__WORK INSTRUCTION__. In the data that follows, find the line with "const int guarded = bs->variant != 0;"; transcribe it, every later line up to the one with "if (n > EST_HEAD)", and that line as well, exactly and with no others.

__DATA FOR REVIEW__.

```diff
@@ -222,22 +264,25 @@
   u32x4 ring[R];
   Sq8Meta meta;
   if (gw < p.n_work) {
-    const uint4* src = p.corpus + (size_t)gw * (KS8 * 64) + lane;
-#pragma unroll
-    for (int s = 0; s < R; ++s) ring[s] = ld_frag(src + s * 64);
-    load_meta(meta, p, gw, h);
+    sq8_ld_meta(meta, p, gw, (uint32_t)h * 64u);
+    static_for<0, R>([&](auto Sc) __attribute__((always_inline)) {
+      sq8_ld_frag<decltype(Sc)::value>(ring[decltype(Sc)::value], (uint32_t)lane * 16u,
+                                       (const unsigned char*)p.corpus + (size_t)gw * (KS8 * 1024));
+    });
   }
   if (tid == 0) sat = 0ull;
   stage_queries<KS8, JB, WAVES>(smemQ, p.q8, p.B);
   __syncthreads();
   const uint32_t cnt = (p.n_work > gw) ? (p.n_work - gw + W - 1) / W : 0u;
   if (cnt > 0) {
+    sq8_wait_meta<0>(meta);
+    static_for<0, R>([&](auto Sc) __attribute__((always_inline)) { sq8_wait_frag<0>(ring[decltype(Sc)::value]); });
     uint32_t b = gw;
     for (uint32_t i = 0; i + 1 < cnt; ++i, b += W)
-      sq8_step<KS8, R, JB, false>(ring, meta, b, b + W, smemQ, lane, th, tq, nq, es, p, &sat);
-    sq8_step<KS8, R, JB, true>(ring, meta, b, b, smemQ, lane, th, tq, nq, es, p, &sat);
-  }
-  if (es.cnt > 0) emit_flush(es, p, lane, Sq8ListFull{&sat});
+      sq8_step<KS8, R, JB, false>(ring, meta, b, b + W, smemQ, lane, th, tq, nq, es, p, satp);
+    sq8_step<KS8, R, JB, true>(ring, meta, b, b, smemQ, lane, th, tq, nq, es, p, satp);
+  }
+  if (es.cnt > 0) emit_flush(es, p, lane, Sq8ListFull{satp});
 }
 
 __global__ void __launch_bounds__(64) k_sq8_debug(const uint4* __restrict__ t8, const float* __restrict__ scale,
@@ -428,9 +473,10 @@
   p.cand_cnt = ws.cand_cnt;
   p.cand = ws.cand;
   p.cap = RF_SHARD_CAP;
-#define RF_SQ8(ks8, r) \
-  case ks8:            \
-    return JB == 1 ? launch_sq8<ks8, r, 1>(p, grid, st) : launch_sq8<ks8, r, 2>(p, grid, st);
+#define RF_SQ8(ks8, r) RF_SQ8_2(ks8, r, r)
+#define RF_SQ8_2(ks8, r1, r2) \
+  case ks8:                   \
+    return JB == 1 ? launch_sq8<ks8, r1, 1>(p, grid, st) : launch_sq8<ks8, r2, 2>(p, grid, st);
 #ifdef RF_EXPERIMENTS
   if (ix->dim / 32 == 12 && rf_knob_sq8_ring12 == 12)
     return JB == 1 ? launch_sq8<12, 12, 1>(p, grid, st) : launch_sq8<12, 12, 2>(p, grid, st);
@@ -438,11 +484,12 @@
     return JB == 1 ? launch_sq8<12, 4, 1>(p, grid, st) : launch_sq8<12, 4, 2>(p, grid, st);
 #endif
   switch (ix->dim / 32) {
-    RF_SQ8(2, 2) RF_SQ8(4, 4) RF_SQ8(8, 8) RF_SQ8(12, 6) RF_SQ8(16, 8) RF_SQ8(24, 12) RF_SQ8(32, 8)
+    RF_SQ8(2, 2) RF_SQ8(4, 4) RF_SQ8(8, 8) RF_SQ8(12, 6) RF_SQ8(16, 8) RF_SQ8_2(24, 12, 8) RF_SQ8(32, 8)
     default:
       break;
   }
 #undef RF_SQ8
+#undef RF_SQ8_2
   rf_set_error("no SQ8 emit kernel for dim %d", ix->dim);
   return RF_ERR_UNSUPPORTED;
 }
```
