static void compress_stream(BrickSet *bs, Stream2 &s0, hipStream_t st, const uint8_t *rootMin, const uint8_t *rootMax,
                            int64_t mmStride, SkipBlocks sk, unsigned long long *blockErr, void *estSumm0,
                            int b0 = 0, int nb = -1)
{
    const int D = bs->D, B = nb < 0 ? bs->B : nb;
    struct { Ctrl *ctrl; uint8_t *temp, *codes; uint8_t *recon[3]; } s;
    s.ctrl = s0.ctrl + b0; s.temp = s0.temp + (int64_t)b0 * bs->heapStride; s.codes = s0.codes + (int64_t)b0 * bs->codeStride;
    for (int i = 0; i < 3; ++i) s.recon[i] = s0.recon[i] + (int64_t)b0 * bs->reconStride;
    blockErr += (int64_t)b0 * bs->nErrBlk;
    const int64_t errPlane = (int64_t)bs->B * bs->nErrBlk;
    void *estSumm = (uint32_t *)estSumm0 + (int64_t)b0 * bs->estSummStride * (4 * EST_CAND);
    if (sk.flag) sk.flag += (int64_t)b0 * sk.nBlk;
    if (rootMin) { rootMin += (int64_t)b0 * mmStride; rootMax += (int64_t)b0 * mmStride; }
    ReconBufs rb{{s.recon[0], s.recon[1], s.recon[2]}};
    const int guarded = bs->variant != 0;
    hipLaunchKernelGGL(k_ctrl_init, dim3(B), dim3(64), 0, st, s.ctrl, rootMin, rootMax, mmStride);
    if (bs->maxEpochs <= 0) {
        for (int i = 0; i < 3; ++i) hipMemsetAsync(s.recon[i], 0, (size_t)B * bs->reconStride, st);
        hipMemsetAsync(s.codes, 0, (size_t)B * bs->codeStride, st);
    }
    for (int d = 0; d <= D; ++d) {
        const int64_t n = (int64_t)1 << d;
        if (sk.flag && d == D - 1)
            hipLaunchKernelGGL(k_fill_const_leaves, dim3(cdiv(sk.nBlk, 256), B), dim3(256), 0, st, D, s.ctrl, s.temp,
                               bs->heapStride, sk);
        hipLaunchKernelGGL(k_est_head, dim3(B), dim3(64), 0, st, d, bs->maxEpochs, s.ctrl, s.temp, bs->heapStride, rb,
                           bs->reconStride, sk);
        if (n > EST_HEAD) {
            const int64_t nseg = n / EST_SEG - EST_HEAD / EST_SEG;
            for (int r = 0; r < EST_ROUNDS; ++r) {
                const int nc = r < 2 ? 4 : EST_CAND, ncNext = r + 1 < 2 ? 4 : EST_CAND;
                const unsigned gx = r == 0 ? cdiv(nseg, 32) : (cdiv(nseg, 8) < 64 ? cdiv(nseg, 8) : 64);
                hipLaunchKernelGGL(k_est_summ, dim3(gx, B), dim3(256), 0, st, d, nc, s.ctrl, s.temp,
                                   bs->heapStride, rb, bs->reconStride, (uint32_t *)estSumm, bs->estSummStride, sk);
                hipLaunchKernelGGL(k_est_walk, dim3(B), dim3(64), 0, st, d, bs->maxEpochs, nc, ncNext,
                                   r == EST_ROUNDS - 1 ? 1 : 0, s.ctrl, s.temp, bs->heapStride, rb, bs->reconStride,
                                   (const uint32_t *)estSumm, bs->estSummStride, sk);
            }
        }
        for (int e = 0; e < bs->maxEpochs; ++e) {
            if (n >= 4096)
            {
                const int iters = n / 4096 >= 512 ? FILL_ITERS : (n / 4096 >= 64 ? (FILL_ITERS < 4 ? FILL_ITERS : 4) : 1);
                hipLaunchKernelGGL((bs->leafless && d == D) ? k_fill16<false> : k_fill16<true>, dim3(cdiv(n / 4096, iters), B), dim3(256), 0, st,
                                   d, bs->maxEpochs, s.ctrl, s.temp, s.codes, bs->heapStride, bs->codeStride, rb, bs->reconStride, blockErr,
                                   bs->nErrBlk, sk, errPlane, iters);
            }
            else
                hipLaunchKernelGGL(k_fill, dim3(cdiv(n, FILL_NODES_PER_BLOCK), B), dim3(256), 0, st, d, s.ctrl, s.temp,
                                   s.codes, bs->heapStride, bs->codeStride, rb, bs->reconStride, blockErr, bs->nErrBlk);
            hipLaunchKernelGGL(k_control, dim3(B), dim3(64), 0, st, d, bs->maxEpochs, guarded, s.ctrl, s.temp,
                               bs->heapStride, rb, bs->reconStride, blockErr, bs->nErrBlk, errPlane, (bs->leafless && d == D) ? 1 : 0);
        }
        hipLaunchKernelGGL(k_level_end, dim3(B), dim3(64), 0, st, d, s.ctrl);
    }
}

__SOLUTION TO THIS TASK__.
    const int guarded = bs->variant != 0;
    hipLaunchKernelGGL(k_ctrl_init, dim3(B), dim3(64), 0, st, s.ctrl, rootMin, rootMax, mmStride);
    if (bs->maxEpochs <= 0) {
        for (int i = 0; i < 3; ++i) hipMemsetAsync(s.recon[i], 0, (size_t)B * bs->reconStride, st);
        hipMemsetAsync(s.codes, 0, (size_t)B * bs->codeStride, st);
    }
    for (int d = 0; d <= D; ++d) {
        const int64_t n = (int64_t)1 << d;
        if (sk.flag && d == D - 1)
            hipLaunchKernelGGL(k_fill_const_leaves, dim3(cdiv(sk.nBlk, 256), B), dim3(256), 0, st, D, s.ctrl, s.temp,
                               bs->heapStride, sk);
        hipLaunchKernelGGL(k_est_head, dim3(B), dim3(64), 0, st, d, bs->maxEpochs, s.ctrl, s.temp, bs->heapStride, rb,
                           bs->reconStride, sk);
        if (n > EST_HEAD) {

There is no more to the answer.